Cripple Creek Casino Sign Wars Flare Up!

Council Denies Historic Preservation Designation; Fears Lost of Landmark Status

Rick Langenberg

It was a case of Déjà vu in the Cripple Creek City Council Chambers last week in a hearing that drew comparisons to the early years of limited stakes gaming, when historic preservation decisions almost turned into near fist fights.

In what some describe as the “Wild West Days,” Cripple Creek casino architects, developers and even citizens often clashed with preservation and city officials in heated, marathon sessions in the early 1990s, as renderings of historic buildings becoming the lead standard at all costs for current and future projects.  Those earlier memories were rekindled on April 5 during a rare, tumultuous council session.

The good news: No casualties or injuries occurred, following the  latest sign showdown that resulted in the overturning of a previous recommendation by the historic preservation commission.  The bad news:  Bruised egos definitely ensued as the city council made it clear that 1950s-style art deco displays don’t belong in the downtown district. City officials say that even with the ongoing hotel construction boom, the town must retain its historic character in maintaining the period of significance that peaked in the post-mining, Victorian era from 1896 to 1910.

At issue was a new bold,  240-square-foot, electronic sign display proposed by Century casino that introduced a more colorful, art deco look to the main street, and one that would try to compete with pending signs possibly prepared by the massive Chamonix resort. There is no question that this display would make Century stand out more.

“We think the sign looks fantastic,” said Eric Rose, the general manager of Century Casino Cripple Creek. “It is not going to take away from the historic character.”

In addition, he noted that the historic preservation commission approved their design at an earlier meeting, with no significant concerns.

Plus, Rose argued that the historic character of this part of town is bound to change, with the new Chamonix project, a nine-story hotel, parking garage and addition for  Bronco Billy’s.

The casino’s sign consultants also contended that art deco was a feature of the 1910 period.  They also cited a few 1950s-style signs already approved in the town. “We want to  make sure Century is seen,” said a representative of the sign company, DaVinci Sign Systems.

DaVinci representatives also noted that the economic impacts need to come into play, and the city shouldn’t take action that would endanger the probable success of the Century casino. They argued in favor of a fair playing field, claiming that the city has given Bronco Billy’s an unfair advantage in the doing  a project that clashes with current preservation standards.

We Are a Historic town

But these arguments didn’t get a warm response from city officials and the council. In the staff report, Renee Mueller, the city’s planning and historic preservation coordinator, feared a pending sign war if the display was approved. She quoted comments made by Century representatives to the tune of ‘I’ve seen the bids for Full House. If you think this is big, I think it’s miniscule compared to what Full House will do with their hotel entrance.’  “This is exactly the point,” responded Mueller. “The approval of this non-conforming design could start the race to who can have the biggest and brightest sign on Bennett Ave., ignoring the fact that there is a strict criterion for the historic district in the B (business) zone.”
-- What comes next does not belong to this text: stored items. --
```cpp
extern "C" int gmk_tables_scan(const uint8_t* codes, int n, int32_t* patterns, int32_t* offsets, int cap) {
    if (!codes || n < 0) return GMK_ERR_ARG;
    for (int i = 0; i < n; ++i) if (codes[i] < 1 || codes[i] > 4) return GMK_ERR_ARG;
    const auto stream = production_automaton().scan(codes, n);
    int m = 0;
    for (const auto& pr : stream) {
        if (m < cap) { if (patterns) patterns[m] = pr.first; if (offsets) offsets[m] = pr.second; }
        ++m;
    }
    return m;
}
```

### gomokuai_amd/csrc/eval_kernel.hip

```cpp
#include <algorithm>
#include <cstdlib>
#include <vector>

#include "capi_common.h"

namespace {

constexpr int kBoardsPerBlock = 16;
constexpr int kGroupBoards = 16;
constexpr int kThreads = 64 * kBoardsPerBlock;
constexpr int kCells = 225;
constexpr int kQueueCap = 448;
constexpr int kMaxBlocksPerCu = 1;
constexpr int kBurstEvery = 12;
static_assert(kBurstEvery >= 1 && kBurstEvery <= kGroupBoards, "every burst of a run needs a board of the run to go with");
[[maybe_unused]] constexpr int kTimelineSlots = 8;

constexpr int kScoreWords = 4 * kCells;
constexpr int kCntWords = 3 * kCells + 1;
constexpr int kZeroWords = kScoreWords + kCntWords;
constexpr int kLineWords = 96;
constexpr int kColBase = 20, kDiagBase = 36, kAntiBase = 65;
#ifndef GMK_K1_TOTALS_COPIES
#define GMK_K1_TOTALS_COPIES 8
#endif
constexpr int kTotalsCopies = GMK_K1_TOTALS_COPIES;
constexpr int kMiscWords = 48;
constexpr int kBoardWords = kZeroWords + kLineWords + kQueueCap + kMiscWords;
static_assert(kZeroWords % 4 == 0 && kBoardWords % 4 == 0, "16-byte alignment of the per-board blocks");
constexpr int kStaticTableWords = 128 + kLineWords + 512 + 1560 + 4;

constexpr int kLaneRecordVecs = 2;
constexpr int kScanSteps = 19;

__device__ __forceinline__ int dir_stride(int dir) { return (0x0E100F01u >> (8 * dir)) & 0xFFu; }

__device__ __forceinline__ uint64_t line_symbols(uint32_t line_word, int len) {
    return 2ull | (static_cast<uint64_t>(line_word) << 2) | (0xAull << (2 * len + 2));
}

__device__ __forceinline__ const __attribute__((address_space(3))) uint32_t* lds_word(uint32_t byte_address) {
    return reinterpret_cast<const __attribute__((address_space(3))) uint32_t*>(static_cast<uintptr_t>(byte_address));
}

__device__ __forceinline__ __attribute__((address_space(3))) uint32_t* lds_word_rw(uint32_t byte_address) {
    return reinterpret_cast<__attribute__((address_space(3))) uint32_t*>(static_cast<uintptr_t>(byte_address));
}

__device__ __forceinline__ uint32_t dfa_address(uint32_t table_word, uint32_t four) {
    uint32_t addr;
    asm("v_bfi_b32 %0, %1, %2, %3" : "=v"(addr) : "s"(0x3FF3u), "v"(table_word), "v"(four));
    return addr;
}

__device__ __forceinline__ uint32_t mul24(uint32_t a, uint32_t b) {
    uint32_t r;
    asm("v_mul_u32_u24 %0, %1, %2" : "=v"(r) : "v"(a), "s"(b));
    return r;
}

__device__ __forceinline__ void store_saddr(uint32_t byte_offset, int32_t value, unsigned long long base) {
    asm volatile("global_store_dword %0, %1, %2" : : "v"(byte_offset), "v"(value), "s"(base) : "memory");
}

template <int kImm, bool kNt>
__device__ __forceinline__ void store_saddr_imm(uint32_t byte_offset, int32_t value, unsigned long long base) {
    static_assert(kImm >= 0 && kImm < 4096, "the immediate offset of a global store has 13 bits, signed");
    if (kNt) asm volatile("global_store_dword %0, %1, %2 offset:%3 nt" : : "v"(byte_offset), "v"(value), "s"(base), "n"(kImm) : "memory");
    else asm volatile("global_store_dword %0, %1, %2 offset:%3" : : "v"(byte_offset), "v"(value), "s"(base), "n"(kImm) : "memory");
}

__device__ __forceinline__ void wave_phase_fence() {
    __builtin_amdgcn_fence(__ATOMIC_RELEASE, "wavefront");
    __builtin_amdgcn_wave_barrier();
    __builtin_amdgcn_fence(__ATOMIC_ACQUIRE, "wavefront");
}

__device__ __forceinline__ void deposit_match(uint32_t w0, uint32_t w1, int cell_at, int dir, int back_step,
                                              uint32_t* s_scores, uint32_t* s_cnt, uint32_t* s_misc, uint32_t* totals ) {
    const int type = w0 & 15, fav = (w0 >> 4) & 1;
    if (type == 8) { atomicOr(&s_misc[1], fav ? 1u : 2u); return; }
    atomicAdd(&totals[type], fav ? 0x10000u : 1u);
    const int endcell = cell_at + static_cast<int>((w0 >> 27) & 1u) * back_step;
    const uint32_t score = dir >= 2 ? (w1 >> 16) : (w1 & 0xFFFFu);
    unsigned long long* pair = reinterpret_cast<unsigned long long*>(s_scores) + fav;
    const uint32_t lo_opp = fav ? score : 0u, hi_opp = fav ? 0u : score;
    const uint32_t tslot = 5u - static_cast<uint32_t>(type);
    const bool feeds = tslot < 3u;
    uint32_t* cnt = s_cnt + (feeds ? tslot : 0u) * kCells;
    const uint32_t one = 1u << (4 * (fav * 4 + dir));
    const int n_dep = (w0 >> 8) & 7;
#pragma unroll
    for (int d = 0; d < 4; ++d) {
        if (d >= n_dep) break;
        const uint32_t f = (w0 >> (11 + 4 * d)) & 15u;
        const int c = endcell + static_cast<int>(f & 7u) * back_step;
        const bool both = (f & 8u) != 0u;
        atomicAdd(&pair[2 * c], (static_cast<unsigned long long>(both ? score : hi_opp) << 32) | (both ? score : lo_opp));
        if (both && feeds) atomicAdd(&cnt[c], one);
    }
}

__device__ __forceinline__ int counter_match(uint32_t w0, int k, int want) {
    const int type = w0 & 15, len = (w0 >> 5) & 7;
    const int back = k - static_cast<int>((w0 >> 27) & 1u) - 6;
    if (!w0 || type != want || back < 0 || back >= len) return -1;
    const int n_dep = (w0 >> 8) & 7;
    bool on_q = false;
#pragma unroll
    for (int d = 0; d < 4; ++d) {
        const uint32_t f = (w0 >> (11 + 4 * d)) & 15u;
        on_q |= d < n_dep && f == (8u | static_cast<uint32_t>(back));
    }
    return on_q ? back : -1;
}
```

At last week’s hearing, Mueller went further and noted that the city could lose its historic landmark status, if it allowed huge electronic signs that didn’t adhere to Cripple Creek’s period of historic significance. “I think we made a mistake,” blasted Mueller, in describing the March meeting in which the preservation commission gave the okay for a certificate of appropriate designation for the new sign display. Mueller explained that she couldn’t attend the meeting  and contended that the Zoom connection was difficult, so her denial recommendations were not truly understood.

Her lengthy presentation, via Zoom at last week’s council meeting, was eventually cut short by City Administrator Frank Salvato.

In their deliberations, the council  clearly sided with the concerns raised by Mueller, and noted that the non-conforming signs cited by Century were approved well before gaming. “We are in a historic district and I want to  keep it that way,” said Councilman Tom Litherland

“I don’t want to get into a sign war,” said Mayor Pro Tem Melissa Trenary. She and other council members feared the loss of the town’s national landmark status, if it  opened the door for more modern, signs that clashed with the town’s historic character. Trenary urged Century to explore a different design that blended in better with the town’s historic look.

But Rose countered that times have changed with the arrival of a mega resort. “It is important to allow some new signs. This is growth,” said Rose.

Councilman Bruce Brown, who served as the previous mayor for 10-plus years, believes that new sign displays need to be examined on a case-by-case basis. He also stressed that the non-conforming signs, cited by the consultants for Century, were installed before the city enacted an official historic preservation ordinance.

Councilman Jared Bowman cited the importance of adhering to standards of the town’s national historic landmark status. “We shouldn’t risk that.”

The council’s  move to deny the pro-sign display recommendation by the historic preservation commission was approved unanimously.

But all is not lost for Century casino in their current sign battle. The elected leaders indicated they didn’t have a problem with the size of the sign, and their objections dealt with the design. If the Century casino representatives plan to revisit this issue, they would just need to get the approval of a new design and seek a variance for the sign installation.